Bitwise operations act outside of type width in C; Compiler Bug or Within Spec?

You've got multiple instances of undefined behavior here.

First, value points to an object of type uint32_t. You then point subset to it which has type int16_t and subsequently dereference that pointer. Doing so is a strict aliasing violation which causes undefined behavior.

But supposed you fixed that part and did this instead:

int16_t v2 = 0xbbbb;
int16_t *subset = &v2;

Then you still have a problem with this:

*subset << 16

Which is the same problem as your last question, namely the value in *subset is negative and subsequently left shifted, and left shifting a negative value triggers undefined behavior.

And again, changing subset to a pointer to uint16_t isn't enough either because the value is first converted to int before the shift, and a left shift of the signed value 0x0000bbbb shifts into the sign bit which again triggers undefined behavior.

As before an explicit cast is required to an unsigned 32 bit type for the program to have well defined behavior.

uint16_t v2 = 0xbbbb;
uint16_t *subset = &v2;
uint32_t test = 0x00000000;
test = ((uint32_t)*subset << 16) | *subset;

Taking a step back, if you were to add the explicit cast but not change the type of subset:

int16_t v2 = 0xbbbb;
int16_t *subset = &v2;
uint32_t test = 0x00000000;
test = ((uint32_t)*subset << 16) | *subset;

The behavior is well defined, but test ends up with the value 0xffffbbbb. This is because of the promotion of the negative int16_t value of 0xbbbb to the same value with type int, which is represented as 0xffffbbbb. This explains the output you were seeing, and explains why *subset & 0xffff fixed this issue.

*subset is expanded to an int when combined with integer constants like 16 and 0xFFFF. Since the leading bit is 1, it is expanded as a negative number (on a twos complement computer): 0xFFFFBBBB in your case. The results are within spec.

However, the result depends on the endianess of the computer - and while all commercial CPUs that I am aware of are 2s complement, there is a mix of Big Endian and Little Endian, and most load/store RISC cpus can load/store either way. So your results end in 0xbbbb on Little Endian (e.g. Intel) and 0xaaaa on Big Endian (e.g. PPC Big Endian mode).

Consider this code:

#include <inttypes.h>
#include <stdint.h>
#include <stdio.h>


int main(void)
{
    int16_t  a = 0xBBBB;
    uint32_t b = 0 | a; // Using trivial OR with zero to demonstrate promotion. (See below.)
    printf("b = 0x%" PRIx32 ".\n", b);
}

This outputs:

b = 0xffffbbbb.

That is because:

• In int16_t a = 0xBBBB;, BBBB₁₆ (48,059₁₀) is converted to int16_t. This conversion produces −17,477 (48,059 − 2¹⁶), which is represented in 16-bit two’s complement with the bits BBBB₁₆. These bits are stored in a. (The conversion is implementation-defined, but this is the most common behavior.)
• In uint32_t b = 0 | a;, a is automatically promoted to int. Promotion never changes a value; it remains −17,477. However, in a 32-bit two’s complement int, −17,477 is represented with the bits FFFFBBBB₁₆. Then, to initialize b, this value is converted to uint32_t. This produces the value 4,294,949,819 (−17,477 + 2³²), which is represented with the bits FFFFBBBB₁₆.
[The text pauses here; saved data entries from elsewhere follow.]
diff --git a/mused_amd/csrc/gemm_f64.hip b/mused_amd/csrc/gemm_f64.hip
--- a/mused_amd/csrc/gemm_f64.hip
+++ b/mused_amd/csrc/gemm_f64.hip
@@ -22,17 +22,21 @@
   PREP(true, true, true); PREP(true, true, false); PREP(true, false, true); PREP(true, false, false);
   PREP(false, true, true); PREP(false, true, false); PREP(false, false, true); PREP(false, false, false);
 #undef PREP
+  rc |= gemm_f64_prepare_t<double, double, true, true, true, EpiStore, true>();
+  rc |= gemm_f64_prepare_t<double, double, true, true, false, EpiStore, true>();
+  rc |= gemm_f64_prepare_t<double, double, false, false, true, EpiStore, true>();
+  rc |= gemm_f64_prepare_t<double, double, false, false, false, EpiStore, true>();
   return rc ? MUSED_ERR_HIP : MUSED_OK;
 }
 
 int gemm_f64(bool a_kc, bool b_kc, const double* A, long lda, long strideA, const double* B, long ldb,
              long strideB, double* C, long ldc, long strideC, int M, int N, int K, int batch, double alpha,
-             hipStream_t stream, const int* rep, const int* list, const int* kact) {
+             hipStream_t stream, const int* rep, const int* list, const int* kact, const int* nact) {
   GemmArgs g;
   memset(&g, 0, sizeof(g));
   g.A = A; g.B = B; g.lda = lda; g.ldb = ldb; g.strideA = strideA; g.strideB = strideB;
   g.M = M; g.N = N; g.K = K; g.splitk = 0; g.kchunk = 0;
-  g.rep = rep; g.list = list; g.kact = kact;
+  g.rep = rep; g.list = list; g.kact = kact; g.nact = nact;
   g.sym = (A == B && a_kc == b_kc && lda == ldb && strideA == strideB && M == N) ? 1 : 0;
   EpiStore epi{C, ldc, strideC, alpha};
   const bool vec = vec_ok<double>(A, lda, strideA) && vec_ok<double>(B, ldb, strideB);
@@ -69,14 +73,14 @@
 
 int gemm_f64_batched_splitk(bool a_kc, bool b_kc, const double* A, long lda, long strideA, const double* B, long ldb, long strideB,
                             double* partial, int M, int N, int K, int batch, int kchunk, int nsplit, hipStream_t stream,
-                            const int* rep, const int* list) {
+                            const int* rep, const int* list, const int* nact) {
   MUSED_REQUIRE(kchunk > 0 && kchunk % GEMM_BK == 0 && nsplit >= 1 && (long)kchunk * nsplit >= K,
                 "gemm_f64_batched_splitk: bad kchunk %d x %d for K=%d", kchunk, nsplit, K);
   GemmArgs g;
   memset(&g, 0, sizeof(g));
   g.A = A; g.B = B; g.lda = lda; g.ldb = ldb; g.strideA = strideA; g.strideB = strideB;
   g.M = M; g.N = N; g.K = K; g.splitk = 0; g.kchunk = kchunk; g.bsplit = nsplit;
-  g.rep = rep; g.list = list;
+  g.rep = rep; g.list = list; g.nact = nact;
   g.sym = (A == B && a_kc == b_kc && lda == ldb && strideA == strideB && M == N) ? 1 : 0;
   EpiStore epi{partial, (long)N, (long)M * N, 1.0};
   const bool vec = vec_ok<double>(A, lda, strideA) && vec_ok<double>(B, ldb, strideB);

The printf shows that value of b.

This is what is happening in your code test2 = (*subset << 16) | *subset;. The value −17,477 in *subset is promoted, and the bits FFFFBBBB₁₆ are used in the | operation.

There is, as others have noted, undefined behavior in your code. But, as the defined code above shows, this behavior stems from the promotion to int.